> EXERCISE MATERIAL:
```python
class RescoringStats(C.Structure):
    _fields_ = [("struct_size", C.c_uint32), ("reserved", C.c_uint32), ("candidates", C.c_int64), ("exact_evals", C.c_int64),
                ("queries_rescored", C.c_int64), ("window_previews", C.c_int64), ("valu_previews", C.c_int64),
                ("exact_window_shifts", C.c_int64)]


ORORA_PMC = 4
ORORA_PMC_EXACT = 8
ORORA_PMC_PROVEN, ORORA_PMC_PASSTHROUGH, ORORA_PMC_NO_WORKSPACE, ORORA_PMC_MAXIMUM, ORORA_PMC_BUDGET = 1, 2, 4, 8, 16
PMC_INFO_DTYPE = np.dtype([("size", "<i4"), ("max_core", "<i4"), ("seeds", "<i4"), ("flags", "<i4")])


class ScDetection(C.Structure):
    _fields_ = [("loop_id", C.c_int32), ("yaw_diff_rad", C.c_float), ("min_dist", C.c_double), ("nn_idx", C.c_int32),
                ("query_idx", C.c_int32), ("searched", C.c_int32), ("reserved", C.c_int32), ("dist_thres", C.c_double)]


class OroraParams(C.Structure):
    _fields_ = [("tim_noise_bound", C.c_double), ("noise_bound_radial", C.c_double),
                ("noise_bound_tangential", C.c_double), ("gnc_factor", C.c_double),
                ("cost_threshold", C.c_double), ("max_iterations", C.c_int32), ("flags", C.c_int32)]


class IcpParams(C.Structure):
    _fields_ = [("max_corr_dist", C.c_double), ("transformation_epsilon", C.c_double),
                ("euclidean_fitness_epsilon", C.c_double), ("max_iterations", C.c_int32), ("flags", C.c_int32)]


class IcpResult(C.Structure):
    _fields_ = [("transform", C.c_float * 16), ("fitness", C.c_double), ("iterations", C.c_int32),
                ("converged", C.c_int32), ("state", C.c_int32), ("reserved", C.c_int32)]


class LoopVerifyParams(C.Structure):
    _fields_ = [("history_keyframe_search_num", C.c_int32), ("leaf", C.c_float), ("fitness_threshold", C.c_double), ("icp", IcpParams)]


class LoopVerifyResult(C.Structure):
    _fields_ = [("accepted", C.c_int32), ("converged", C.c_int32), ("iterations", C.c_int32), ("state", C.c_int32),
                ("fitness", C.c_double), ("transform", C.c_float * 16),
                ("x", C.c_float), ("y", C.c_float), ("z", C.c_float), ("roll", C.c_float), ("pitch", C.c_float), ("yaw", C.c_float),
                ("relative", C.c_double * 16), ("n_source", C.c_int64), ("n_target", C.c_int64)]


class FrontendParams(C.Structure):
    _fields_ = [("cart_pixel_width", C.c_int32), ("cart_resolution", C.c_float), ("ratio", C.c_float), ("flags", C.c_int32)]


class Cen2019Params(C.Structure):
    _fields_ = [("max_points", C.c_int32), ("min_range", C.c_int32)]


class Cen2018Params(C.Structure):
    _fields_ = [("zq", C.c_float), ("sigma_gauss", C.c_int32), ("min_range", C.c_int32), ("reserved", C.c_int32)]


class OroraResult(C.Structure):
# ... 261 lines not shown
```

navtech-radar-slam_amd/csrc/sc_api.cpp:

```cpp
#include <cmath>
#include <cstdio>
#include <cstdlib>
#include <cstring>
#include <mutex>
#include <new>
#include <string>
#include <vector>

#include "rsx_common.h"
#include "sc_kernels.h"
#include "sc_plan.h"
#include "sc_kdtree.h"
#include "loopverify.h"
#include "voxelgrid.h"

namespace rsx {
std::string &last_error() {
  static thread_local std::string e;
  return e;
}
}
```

* * *

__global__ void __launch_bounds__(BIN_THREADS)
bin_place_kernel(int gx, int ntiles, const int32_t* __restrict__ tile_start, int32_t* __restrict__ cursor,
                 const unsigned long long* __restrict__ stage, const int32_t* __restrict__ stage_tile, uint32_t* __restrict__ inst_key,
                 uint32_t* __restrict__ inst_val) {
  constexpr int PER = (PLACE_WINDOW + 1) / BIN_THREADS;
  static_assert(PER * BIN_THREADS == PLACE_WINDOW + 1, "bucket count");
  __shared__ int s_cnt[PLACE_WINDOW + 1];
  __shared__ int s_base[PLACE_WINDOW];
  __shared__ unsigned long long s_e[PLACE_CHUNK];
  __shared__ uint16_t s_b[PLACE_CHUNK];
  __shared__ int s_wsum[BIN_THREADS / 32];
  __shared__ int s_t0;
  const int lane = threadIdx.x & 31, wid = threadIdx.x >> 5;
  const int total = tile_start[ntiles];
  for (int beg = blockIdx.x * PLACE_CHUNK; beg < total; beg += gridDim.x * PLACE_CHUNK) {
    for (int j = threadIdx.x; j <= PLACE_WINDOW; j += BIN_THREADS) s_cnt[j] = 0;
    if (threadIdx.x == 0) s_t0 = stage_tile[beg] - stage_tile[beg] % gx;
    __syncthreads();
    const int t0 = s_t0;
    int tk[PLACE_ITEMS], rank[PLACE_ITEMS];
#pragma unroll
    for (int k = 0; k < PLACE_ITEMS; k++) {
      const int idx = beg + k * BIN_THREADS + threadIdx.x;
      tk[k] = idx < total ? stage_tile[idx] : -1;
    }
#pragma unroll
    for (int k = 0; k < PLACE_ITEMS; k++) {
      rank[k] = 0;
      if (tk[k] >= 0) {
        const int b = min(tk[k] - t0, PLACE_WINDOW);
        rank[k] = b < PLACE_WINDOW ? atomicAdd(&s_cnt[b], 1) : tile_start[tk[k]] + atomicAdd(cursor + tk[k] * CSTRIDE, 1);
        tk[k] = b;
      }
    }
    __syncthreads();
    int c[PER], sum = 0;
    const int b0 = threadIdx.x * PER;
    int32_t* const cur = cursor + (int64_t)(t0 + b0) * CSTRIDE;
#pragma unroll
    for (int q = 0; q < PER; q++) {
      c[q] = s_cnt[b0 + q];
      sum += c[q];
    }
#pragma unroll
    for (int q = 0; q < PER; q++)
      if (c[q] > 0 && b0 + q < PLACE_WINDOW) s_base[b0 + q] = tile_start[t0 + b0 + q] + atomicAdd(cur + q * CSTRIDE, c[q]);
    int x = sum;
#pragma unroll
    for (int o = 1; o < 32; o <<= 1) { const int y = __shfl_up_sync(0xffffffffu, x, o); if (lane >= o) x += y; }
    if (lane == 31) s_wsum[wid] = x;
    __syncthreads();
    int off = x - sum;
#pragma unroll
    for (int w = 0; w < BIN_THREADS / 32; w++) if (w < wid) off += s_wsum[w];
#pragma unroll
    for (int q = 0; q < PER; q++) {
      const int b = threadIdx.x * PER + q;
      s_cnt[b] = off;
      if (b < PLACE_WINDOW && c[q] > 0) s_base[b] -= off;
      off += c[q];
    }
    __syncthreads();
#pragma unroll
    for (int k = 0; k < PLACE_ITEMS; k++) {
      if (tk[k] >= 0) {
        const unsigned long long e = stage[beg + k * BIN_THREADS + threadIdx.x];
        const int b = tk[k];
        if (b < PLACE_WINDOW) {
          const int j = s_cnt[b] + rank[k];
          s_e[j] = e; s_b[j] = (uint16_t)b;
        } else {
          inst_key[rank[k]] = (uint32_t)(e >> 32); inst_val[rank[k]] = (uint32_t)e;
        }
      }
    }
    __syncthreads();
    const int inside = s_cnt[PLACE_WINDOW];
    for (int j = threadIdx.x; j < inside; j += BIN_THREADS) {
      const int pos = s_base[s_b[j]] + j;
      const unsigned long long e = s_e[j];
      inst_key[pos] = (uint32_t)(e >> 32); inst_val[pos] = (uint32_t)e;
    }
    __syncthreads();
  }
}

> WHAT THE TASK REQUIRES: Bring together all lines from the listing that contain the word "converged".

> TASK RESPONSE:
                ("converged", C.c_int32), ("state", C.c_int32), ("reserved", C.c_int32)]
    _fields_ = [("accepted", C.c_int32), ("converged", C.c_int32), ("iterations", C.c_int32), ("state", C.c_int32),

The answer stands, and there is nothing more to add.